* GOAL OF THE EXERCISE: If a line of the records contains the word "include", list it.

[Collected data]
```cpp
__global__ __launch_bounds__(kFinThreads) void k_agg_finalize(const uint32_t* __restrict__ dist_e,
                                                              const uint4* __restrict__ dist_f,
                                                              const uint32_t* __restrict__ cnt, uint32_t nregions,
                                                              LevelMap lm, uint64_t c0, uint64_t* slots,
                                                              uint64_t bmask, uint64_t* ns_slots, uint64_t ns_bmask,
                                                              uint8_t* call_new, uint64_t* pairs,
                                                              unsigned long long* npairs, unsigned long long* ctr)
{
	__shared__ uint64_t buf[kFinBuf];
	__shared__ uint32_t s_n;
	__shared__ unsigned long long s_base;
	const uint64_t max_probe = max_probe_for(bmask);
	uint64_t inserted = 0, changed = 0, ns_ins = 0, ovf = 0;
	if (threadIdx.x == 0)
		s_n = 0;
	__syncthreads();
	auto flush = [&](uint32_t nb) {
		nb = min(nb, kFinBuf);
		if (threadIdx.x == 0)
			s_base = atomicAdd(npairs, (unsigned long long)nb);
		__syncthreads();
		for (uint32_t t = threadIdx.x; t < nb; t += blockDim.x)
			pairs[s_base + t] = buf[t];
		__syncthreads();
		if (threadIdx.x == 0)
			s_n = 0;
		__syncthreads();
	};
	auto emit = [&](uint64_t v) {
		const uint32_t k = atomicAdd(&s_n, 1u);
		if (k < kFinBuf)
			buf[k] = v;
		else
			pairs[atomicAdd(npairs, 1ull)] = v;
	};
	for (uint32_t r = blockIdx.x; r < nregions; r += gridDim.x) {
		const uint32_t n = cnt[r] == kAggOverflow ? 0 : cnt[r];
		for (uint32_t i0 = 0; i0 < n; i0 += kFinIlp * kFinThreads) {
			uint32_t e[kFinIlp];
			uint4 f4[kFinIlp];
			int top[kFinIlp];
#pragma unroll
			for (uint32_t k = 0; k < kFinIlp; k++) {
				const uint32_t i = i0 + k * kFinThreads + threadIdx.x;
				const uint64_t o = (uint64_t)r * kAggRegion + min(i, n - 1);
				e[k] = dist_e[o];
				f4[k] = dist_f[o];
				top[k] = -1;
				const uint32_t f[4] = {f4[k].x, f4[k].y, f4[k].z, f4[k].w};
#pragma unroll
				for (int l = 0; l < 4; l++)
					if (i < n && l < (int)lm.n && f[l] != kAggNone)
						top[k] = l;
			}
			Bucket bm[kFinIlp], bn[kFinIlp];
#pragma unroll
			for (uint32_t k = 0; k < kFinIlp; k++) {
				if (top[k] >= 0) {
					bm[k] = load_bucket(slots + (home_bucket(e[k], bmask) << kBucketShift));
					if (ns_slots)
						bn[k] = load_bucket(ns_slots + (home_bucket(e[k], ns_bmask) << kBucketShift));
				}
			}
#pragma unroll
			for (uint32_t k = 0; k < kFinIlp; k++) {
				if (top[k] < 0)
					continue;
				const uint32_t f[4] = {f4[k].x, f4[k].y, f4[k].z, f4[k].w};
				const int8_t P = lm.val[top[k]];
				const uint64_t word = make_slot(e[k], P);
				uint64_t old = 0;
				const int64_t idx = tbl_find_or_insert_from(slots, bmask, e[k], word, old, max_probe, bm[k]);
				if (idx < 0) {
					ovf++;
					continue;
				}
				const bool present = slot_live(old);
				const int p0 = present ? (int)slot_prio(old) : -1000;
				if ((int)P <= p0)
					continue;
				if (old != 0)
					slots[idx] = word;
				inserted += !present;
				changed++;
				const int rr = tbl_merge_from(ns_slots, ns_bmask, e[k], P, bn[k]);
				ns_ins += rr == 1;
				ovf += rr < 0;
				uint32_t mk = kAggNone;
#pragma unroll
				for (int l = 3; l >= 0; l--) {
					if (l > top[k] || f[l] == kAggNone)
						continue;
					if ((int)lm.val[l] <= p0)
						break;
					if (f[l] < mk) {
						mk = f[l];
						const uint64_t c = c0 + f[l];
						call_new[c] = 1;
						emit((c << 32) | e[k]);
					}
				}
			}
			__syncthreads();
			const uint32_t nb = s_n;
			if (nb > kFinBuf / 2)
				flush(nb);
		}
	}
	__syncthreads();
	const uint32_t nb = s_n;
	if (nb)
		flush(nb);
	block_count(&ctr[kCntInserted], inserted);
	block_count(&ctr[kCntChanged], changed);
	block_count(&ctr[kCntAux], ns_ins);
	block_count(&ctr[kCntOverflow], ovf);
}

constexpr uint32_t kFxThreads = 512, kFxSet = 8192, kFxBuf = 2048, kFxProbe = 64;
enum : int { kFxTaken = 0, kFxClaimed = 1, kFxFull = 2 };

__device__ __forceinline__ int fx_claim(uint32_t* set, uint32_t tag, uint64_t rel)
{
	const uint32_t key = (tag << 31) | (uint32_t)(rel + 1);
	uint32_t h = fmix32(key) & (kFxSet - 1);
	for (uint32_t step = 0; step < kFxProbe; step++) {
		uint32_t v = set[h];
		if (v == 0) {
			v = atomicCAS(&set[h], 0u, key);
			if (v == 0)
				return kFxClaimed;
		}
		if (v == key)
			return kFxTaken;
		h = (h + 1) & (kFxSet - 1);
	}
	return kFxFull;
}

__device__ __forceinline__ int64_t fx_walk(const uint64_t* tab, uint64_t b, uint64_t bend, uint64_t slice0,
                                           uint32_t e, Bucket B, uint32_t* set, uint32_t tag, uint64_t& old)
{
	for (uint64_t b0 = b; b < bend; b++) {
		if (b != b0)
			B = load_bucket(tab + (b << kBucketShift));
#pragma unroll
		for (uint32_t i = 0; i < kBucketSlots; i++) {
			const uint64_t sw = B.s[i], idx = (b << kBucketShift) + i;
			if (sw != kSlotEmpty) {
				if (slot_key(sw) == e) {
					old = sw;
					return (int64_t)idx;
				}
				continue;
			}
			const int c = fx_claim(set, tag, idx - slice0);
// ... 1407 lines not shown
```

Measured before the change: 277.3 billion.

==

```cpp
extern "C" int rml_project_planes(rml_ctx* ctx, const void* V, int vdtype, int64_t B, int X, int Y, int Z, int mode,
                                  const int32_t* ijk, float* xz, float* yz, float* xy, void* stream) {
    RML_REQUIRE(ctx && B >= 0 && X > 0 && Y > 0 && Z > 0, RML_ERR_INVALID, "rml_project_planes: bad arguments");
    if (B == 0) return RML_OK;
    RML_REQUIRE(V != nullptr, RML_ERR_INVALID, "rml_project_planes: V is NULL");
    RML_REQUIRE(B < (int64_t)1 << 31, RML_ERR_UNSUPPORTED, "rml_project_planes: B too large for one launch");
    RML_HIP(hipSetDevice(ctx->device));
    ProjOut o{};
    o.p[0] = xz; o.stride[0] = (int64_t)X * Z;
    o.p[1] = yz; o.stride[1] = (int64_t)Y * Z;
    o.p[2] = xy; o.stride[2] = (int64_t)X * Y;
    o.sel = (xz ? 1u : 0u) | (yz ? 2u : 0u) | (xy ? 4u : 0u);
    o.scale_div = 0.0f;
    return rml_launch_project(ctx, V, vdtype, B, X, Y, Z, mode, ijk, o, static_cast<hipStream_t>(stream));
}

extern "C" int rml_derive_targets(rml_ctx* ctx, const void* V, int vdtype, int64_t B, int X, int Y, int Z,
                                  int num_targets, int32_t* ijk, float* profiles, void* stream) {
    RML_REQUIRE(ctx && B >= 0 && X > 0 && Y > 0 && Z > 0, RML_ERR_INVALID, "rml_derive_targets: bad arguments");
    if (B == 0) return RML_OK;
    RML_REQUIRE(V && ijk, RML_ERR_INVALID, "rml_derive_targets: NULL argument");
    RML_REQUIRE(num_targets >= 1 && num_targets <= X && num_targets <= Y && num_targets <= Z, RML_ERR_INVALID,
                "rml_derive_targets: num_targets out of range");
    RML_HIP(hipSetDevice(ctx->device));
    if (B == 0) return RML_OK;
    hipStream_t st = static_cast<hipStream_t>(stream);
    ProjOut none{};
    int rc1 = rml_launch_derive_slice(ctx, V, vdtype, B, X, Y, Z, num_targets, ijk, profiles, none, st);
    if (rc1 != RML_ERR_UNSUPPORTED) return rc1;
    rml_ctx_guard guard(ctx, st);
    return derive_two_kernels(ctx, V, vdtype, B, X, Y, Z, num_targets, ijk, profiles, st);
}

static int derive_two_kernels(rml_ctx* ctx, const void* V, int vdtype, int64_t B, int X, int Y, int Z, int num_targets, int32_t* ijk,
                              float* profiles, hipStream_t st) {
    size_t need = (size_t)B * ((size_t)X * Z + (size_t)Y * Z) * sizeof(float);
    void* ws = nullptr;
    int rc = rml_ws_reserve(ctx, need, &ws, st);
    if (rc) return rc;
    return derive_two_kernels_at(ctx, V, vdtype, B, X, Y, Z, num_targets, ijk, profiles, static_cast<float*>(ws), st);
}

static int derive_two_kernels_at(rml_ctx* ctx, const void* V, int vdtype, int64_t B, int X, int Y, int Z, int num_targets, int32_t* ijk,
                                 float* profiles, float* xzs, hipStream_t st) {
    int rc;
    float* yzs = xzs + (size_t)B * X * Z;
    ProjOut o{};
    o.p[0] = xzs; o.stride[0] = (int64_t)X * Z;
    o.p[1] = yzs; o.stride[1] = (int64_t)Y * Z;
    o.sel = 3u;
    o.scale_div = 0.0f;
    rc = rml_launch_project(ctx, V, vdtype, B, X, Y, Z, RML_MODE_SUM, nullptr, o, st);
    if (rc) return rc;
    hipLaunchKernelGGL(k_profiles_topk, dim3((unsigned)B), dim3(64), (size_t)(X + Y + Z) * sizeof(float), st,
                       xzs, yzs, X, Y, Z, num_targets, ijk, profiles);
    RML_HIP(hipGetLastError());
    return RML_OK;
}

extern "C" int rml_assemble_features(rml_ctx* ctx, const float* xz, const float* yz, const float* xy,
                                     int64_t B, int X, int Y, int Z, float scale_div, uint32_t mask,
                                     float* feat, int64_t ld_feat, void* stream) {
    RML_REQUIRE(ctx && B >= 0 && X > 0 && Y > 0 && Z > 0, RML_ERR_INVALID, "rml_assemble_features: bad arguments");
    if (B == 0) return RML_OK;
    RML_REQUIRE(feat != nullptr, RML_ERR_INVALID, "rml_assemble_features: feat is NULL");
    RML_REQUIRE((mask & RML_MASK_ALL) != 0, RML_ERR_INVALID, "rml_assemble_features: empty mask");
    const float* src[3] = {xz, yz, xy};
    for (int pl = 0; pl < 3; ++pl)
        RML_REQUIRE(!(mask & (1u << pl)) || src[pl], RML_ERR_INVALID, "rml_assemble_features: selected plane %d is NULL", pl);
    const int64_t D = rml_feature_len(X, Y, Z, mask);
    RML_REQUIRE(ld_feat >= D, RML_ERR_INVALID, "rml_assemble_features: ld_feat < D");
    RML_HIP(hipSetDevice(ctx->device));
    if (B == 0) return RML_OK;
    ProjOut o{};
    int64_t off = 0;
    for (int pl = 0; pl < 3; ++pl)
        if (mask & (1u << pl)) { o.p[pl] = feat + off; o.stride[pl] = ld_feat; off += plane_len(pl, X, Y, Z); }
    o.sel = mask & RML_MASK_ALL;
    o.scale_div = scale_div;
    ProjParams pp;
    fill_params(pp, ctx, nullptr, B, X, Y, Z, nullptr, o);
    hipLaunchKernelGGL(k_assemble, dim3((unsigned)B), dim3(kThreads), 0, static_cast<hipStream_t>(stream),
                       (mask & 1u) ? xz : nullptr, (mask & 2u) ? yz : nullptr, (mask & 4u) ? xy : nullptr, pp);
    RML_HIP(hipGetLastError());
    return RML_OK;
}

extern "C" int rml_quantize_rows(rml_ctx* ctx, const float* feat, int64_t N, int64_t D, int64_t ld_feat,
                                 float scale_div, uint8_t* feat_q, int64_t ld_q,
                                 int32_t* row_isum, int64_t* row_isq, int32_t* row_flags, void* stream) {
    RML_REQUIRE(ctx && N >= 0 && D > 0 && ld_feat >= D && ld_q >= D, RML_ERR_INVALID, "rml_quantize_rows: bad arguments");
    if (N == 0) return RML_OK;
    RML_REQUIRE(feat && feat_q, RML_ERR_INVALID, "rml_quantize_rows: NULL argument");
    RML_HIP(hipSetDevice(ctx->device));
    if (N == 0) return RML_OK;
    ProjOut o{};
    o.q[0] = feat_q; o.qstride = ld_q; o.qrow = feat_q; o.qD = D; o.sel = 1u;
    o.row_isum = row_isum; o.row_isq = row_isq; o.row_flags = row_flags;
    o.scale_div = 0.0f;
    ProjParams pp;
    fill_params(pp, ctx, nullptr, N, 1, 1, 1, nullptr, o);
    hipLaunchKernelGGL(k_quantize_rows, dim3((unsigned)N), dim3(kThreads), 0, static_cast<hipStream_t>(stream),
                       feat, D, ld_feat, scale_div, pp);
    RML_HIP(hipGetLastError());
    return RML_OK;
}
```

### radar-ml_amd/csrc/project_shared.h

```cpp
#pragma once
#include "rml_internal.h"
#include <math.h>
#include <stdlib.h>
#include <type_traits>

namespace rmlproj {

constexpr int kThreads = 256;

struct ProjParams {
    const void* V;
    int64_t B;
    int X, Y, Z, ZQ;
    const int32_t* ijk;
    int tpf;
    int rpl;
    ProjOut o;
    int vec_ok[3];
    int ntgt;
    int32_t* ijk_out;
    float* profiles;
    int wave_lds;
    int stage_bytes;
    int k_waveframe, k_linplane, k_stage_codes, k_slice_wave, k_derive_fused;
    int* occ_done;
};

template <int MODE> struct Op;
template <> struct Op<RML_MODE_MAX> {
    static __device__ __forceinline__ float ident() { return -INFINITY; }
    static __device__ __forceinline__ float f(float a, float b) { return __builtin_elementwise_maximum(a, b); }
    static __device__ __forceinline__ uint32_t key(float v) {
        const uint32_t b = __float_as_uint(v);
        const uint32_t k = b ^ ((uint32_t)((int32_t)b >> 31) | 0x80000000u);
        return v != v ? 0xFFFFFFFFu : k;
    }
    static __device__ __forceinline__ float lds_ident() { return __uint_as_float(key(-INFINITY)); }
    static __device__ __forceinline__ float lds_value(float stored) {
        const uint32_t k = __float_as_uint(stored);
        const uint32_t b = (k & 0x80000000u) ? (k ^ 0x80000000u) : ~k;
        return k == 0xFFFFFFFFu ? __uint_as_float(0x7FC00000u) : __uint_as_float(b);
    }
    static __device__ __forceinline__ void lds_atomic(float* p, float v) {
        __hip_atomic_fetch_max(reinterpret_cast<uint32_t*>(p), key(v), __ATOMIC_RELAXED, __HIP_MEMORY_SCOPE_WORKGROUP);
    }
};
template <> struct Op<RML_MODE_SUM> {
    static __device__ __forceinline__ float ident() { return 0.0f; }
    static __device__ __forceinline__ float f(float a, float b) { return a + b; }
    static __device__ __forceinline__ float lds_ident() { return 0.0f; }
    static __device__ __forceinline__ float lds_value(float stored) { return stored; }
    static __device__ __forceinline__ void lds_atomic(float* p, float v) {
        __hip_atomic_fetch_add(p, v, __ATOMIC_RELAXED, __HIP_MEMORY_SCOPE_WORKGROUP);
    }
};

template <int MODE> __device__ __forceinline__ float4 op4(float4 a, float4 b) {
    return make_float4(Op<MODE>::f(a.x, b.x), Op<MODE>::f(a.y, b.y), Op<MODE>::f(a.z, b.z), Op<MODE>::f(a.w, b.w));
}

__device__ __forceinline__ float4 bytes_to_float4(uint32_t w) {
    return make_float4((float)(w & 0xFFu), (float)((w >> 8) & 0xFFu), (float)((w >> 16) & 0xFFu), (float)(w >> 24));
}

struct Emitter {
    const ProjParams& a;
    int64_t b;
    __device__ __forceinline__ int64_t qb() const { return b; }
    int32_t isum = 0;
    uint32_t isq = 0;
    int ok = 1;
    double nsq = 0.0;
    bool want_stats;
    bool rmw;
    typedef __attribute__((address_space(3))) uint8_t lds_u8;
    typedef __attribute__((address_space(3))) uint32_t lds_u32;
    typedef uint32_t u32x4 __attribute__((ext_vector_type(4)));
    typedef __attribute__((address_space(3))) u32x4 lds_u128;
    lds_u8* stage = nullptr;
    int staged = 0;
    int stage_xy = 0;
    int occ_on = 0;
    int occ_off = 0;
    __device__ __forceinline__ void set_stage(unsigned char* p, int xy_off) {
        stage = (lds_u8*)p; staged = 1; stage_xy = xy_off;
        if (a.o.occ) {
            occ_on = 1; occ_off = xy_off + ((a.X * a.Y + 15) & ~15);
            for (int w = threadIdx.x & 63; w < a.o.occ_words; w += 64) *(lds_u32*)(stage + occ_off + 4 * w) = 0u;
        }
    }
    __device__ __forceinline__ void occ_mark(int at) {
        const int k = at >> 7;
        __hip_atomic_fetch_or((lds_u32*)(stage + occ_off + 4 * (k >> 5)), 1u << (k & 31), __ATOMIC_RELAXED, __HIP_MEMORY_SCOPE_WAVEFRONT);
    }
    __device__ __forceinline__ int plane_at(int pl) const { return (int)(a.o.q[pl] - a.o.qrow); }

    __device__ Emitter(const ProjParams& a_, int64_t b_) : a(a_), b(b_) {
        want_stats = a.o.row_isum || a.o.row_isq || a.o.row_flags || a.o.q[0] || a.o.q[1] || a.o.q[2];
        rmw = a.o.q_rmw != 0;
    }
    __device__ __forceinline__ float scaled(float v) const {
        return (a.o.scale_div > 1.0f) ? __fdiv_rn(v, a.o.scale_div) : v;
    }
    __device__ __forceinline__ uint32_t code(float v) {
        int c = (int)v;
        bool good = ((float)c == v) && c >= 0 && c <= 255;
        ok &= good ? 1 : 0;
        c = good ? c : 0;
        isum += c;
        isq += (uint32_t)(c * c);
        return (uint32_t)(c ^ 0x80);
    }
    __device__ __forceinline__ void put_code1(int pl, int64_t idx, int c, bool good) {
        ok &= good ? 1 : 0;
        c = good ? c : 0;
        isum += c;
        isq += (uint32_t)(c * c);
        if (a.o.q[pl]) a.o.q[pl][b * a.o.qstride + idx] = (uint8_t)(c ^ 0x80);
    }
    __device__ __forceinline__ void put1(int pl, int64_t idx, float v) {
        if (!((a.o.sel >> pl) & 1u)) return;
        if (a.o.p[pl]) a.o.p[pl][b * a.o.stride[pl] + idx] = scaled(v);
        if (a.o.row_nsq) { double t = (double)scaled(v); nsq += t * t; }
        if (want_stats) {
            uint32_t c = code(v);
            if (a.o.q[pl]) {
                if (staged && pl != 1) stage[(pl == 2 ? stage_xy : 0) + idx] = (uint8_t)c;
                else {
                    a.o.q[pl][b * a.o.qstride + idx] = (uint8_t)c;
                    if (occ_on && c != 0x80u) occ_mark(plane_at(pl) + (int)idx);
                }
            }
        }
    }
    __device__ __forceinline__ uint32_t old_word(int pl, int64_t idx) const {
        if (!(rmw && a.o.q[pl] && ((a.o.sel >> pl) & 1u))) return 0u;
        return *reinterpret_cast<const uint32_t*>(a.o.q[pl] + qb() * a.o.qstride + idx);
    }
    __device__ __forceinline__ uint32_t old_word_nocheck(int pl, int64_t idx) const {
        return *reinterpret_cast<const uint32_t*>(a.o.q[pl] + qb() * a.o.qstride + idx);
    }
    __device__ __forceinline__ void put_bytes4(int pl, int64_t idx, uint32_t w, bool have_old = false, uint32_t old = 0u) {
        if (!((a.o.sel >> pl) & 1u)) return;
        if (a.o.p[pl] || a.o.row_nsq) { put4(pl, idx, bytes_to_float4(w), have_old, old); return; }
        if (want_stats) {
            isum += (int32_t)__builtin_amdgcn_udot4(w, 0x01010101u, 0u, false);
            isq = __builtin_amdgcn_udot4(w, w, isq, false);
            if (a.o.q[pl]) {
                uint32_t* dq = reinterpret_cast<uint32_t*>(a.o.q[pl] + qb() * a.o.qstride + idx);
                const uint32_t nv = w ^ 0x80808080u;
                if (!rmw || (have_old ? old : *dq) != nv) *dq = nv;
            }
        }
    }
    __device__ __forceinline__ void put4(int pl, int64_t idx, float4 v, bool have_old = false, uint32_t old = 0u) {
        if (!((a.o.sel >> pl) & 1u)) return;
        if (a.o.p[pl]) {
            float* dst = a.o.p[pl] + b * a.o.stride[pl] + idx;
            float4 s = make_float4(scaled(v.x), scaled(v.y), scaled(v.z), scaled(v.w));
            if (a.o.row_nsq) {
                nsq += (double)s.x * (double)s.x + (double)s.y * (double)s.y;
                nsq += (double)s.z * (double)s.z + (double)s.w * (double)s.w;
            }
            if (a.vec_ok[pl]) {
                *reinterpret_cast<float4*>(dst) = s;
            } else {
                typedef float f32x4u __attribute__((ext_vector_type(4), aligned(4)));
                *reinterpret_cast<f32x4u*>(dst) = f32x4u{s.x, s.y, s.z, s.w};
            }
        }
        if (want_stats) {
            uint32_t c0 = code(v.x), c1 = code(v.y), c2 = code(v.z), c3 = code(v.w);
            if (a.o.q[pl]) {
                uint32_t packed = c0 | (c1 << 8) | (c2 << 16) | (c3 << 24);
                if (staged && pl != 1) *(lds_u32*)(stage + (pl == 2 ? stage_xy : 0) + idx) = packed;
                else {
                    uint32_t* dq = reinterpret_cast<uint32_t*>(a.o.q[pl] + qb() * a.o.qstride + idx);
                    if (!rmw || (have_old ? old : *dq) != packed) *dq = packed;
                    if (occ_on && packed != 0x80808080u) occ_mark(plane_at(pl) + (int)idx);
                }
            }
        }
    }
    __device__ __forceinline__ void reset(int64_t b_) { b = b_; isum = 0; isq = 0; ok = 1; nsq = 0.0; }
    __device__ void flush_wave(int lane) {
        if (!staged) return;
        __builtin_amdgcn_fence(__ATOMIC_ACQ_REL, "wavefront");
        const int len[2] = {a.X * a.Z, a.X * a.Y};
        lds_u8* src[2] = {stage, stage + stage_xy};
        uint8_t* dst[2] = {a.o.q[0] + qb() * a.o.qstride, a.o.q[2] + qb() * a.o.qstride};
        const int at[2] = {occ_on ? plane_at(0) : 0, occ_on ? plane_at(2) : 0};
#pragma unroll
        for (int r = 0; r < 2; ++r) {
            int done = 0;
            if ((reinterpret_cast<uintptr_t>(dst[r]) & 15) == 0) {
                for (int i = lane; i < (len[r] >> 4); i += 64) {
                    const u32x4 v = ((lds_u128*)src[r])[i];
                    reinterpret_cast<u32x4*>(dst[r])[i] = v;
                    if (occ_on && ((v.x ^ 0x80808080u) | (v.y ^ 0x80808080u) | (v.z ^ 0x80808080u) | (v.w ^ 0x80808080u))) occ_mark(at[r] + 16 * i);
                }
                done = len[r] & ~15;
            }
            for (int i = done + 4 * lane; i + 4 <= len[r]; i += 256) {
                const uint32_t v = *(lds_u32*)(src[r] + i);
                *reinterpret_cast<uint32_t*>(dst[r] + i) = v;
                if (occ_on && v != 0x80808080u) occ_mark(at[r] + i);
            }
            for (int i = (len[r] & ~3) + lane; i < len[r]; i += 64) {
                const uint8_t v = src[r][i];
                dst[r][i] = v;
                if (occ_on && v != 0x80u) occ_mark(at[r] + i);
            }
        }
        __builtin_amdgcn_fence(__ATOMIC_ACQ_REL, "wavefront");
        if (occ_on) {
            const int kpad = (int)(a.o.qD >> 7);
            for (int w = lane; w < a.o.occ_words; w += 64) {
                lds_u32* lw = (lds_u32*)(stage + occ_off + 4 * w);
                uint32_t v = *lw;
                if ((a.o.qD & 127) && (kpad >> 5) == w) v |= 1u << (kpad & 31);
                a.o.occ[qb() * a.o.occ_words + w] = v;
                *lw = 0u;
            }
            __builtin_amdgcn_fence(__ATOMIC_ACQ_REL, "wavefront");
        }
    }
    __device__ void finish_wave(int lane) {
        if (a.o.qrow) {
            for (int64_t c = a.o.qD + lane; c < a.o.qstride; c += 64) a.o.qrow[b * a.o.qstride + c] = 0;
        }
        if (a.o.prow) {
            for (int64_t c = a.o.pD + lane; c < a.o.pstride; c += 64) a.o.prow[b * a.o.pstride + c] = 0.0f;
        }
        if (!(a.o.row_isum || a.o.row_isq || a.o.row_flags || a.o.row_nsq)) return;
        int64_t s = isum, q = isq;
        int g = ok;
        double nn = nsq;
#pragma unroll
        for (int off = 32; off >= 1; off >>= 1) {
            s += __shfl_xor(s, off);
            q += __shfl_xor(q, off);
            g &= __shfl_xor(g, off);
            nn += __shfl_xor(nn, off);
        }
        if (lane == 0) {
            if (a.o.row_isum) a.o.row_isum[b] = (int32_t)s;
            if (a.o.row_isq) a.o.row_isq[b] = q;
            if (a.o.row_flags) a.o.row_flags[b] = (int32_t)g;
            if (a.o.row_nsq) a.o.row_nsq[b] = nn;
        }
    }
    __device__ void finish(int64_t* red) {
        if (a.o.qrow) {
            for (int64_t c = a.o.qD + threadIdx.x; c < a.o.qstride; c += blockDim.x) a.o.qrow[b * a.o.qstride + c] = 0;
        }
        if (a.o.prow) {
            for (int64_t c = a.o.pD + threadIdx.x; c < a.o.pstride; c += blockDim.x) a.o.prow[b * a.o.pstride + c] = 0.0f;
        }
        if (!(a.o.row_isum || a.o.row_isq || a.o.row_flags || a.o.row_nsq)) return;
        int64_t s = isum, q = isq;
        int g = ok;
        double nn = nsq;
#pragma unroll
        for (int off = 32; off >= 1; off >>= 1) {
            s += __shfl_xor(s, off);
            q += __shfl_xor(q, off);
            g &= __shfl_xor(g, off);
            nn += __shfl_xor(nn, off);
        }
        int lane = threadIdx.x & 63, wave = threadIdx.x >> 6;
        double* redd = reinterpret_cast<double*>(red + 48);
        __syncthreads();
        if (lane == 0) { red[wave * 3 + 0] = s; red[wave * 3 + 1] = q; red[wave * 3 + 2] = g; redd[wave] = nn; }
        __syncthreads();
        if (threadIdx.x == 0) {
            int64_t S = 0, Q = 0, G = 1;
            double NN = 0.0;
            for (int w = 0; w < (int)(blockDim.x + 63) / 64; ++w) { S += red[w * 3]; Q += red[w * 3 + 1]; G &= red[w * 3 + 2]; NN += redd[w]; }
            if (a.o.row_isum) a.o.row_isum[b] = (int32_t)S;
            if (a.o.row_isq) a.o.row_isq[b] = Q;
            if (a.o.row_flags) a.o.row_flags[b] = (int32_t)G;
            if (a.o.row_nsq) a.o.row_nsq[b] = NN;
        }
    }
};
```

* SOLUTION FOR THIS PROBLEM:
#include "rml_internal.h"
#include <math.h>
#include <stdlib.h>
#include <type_traits>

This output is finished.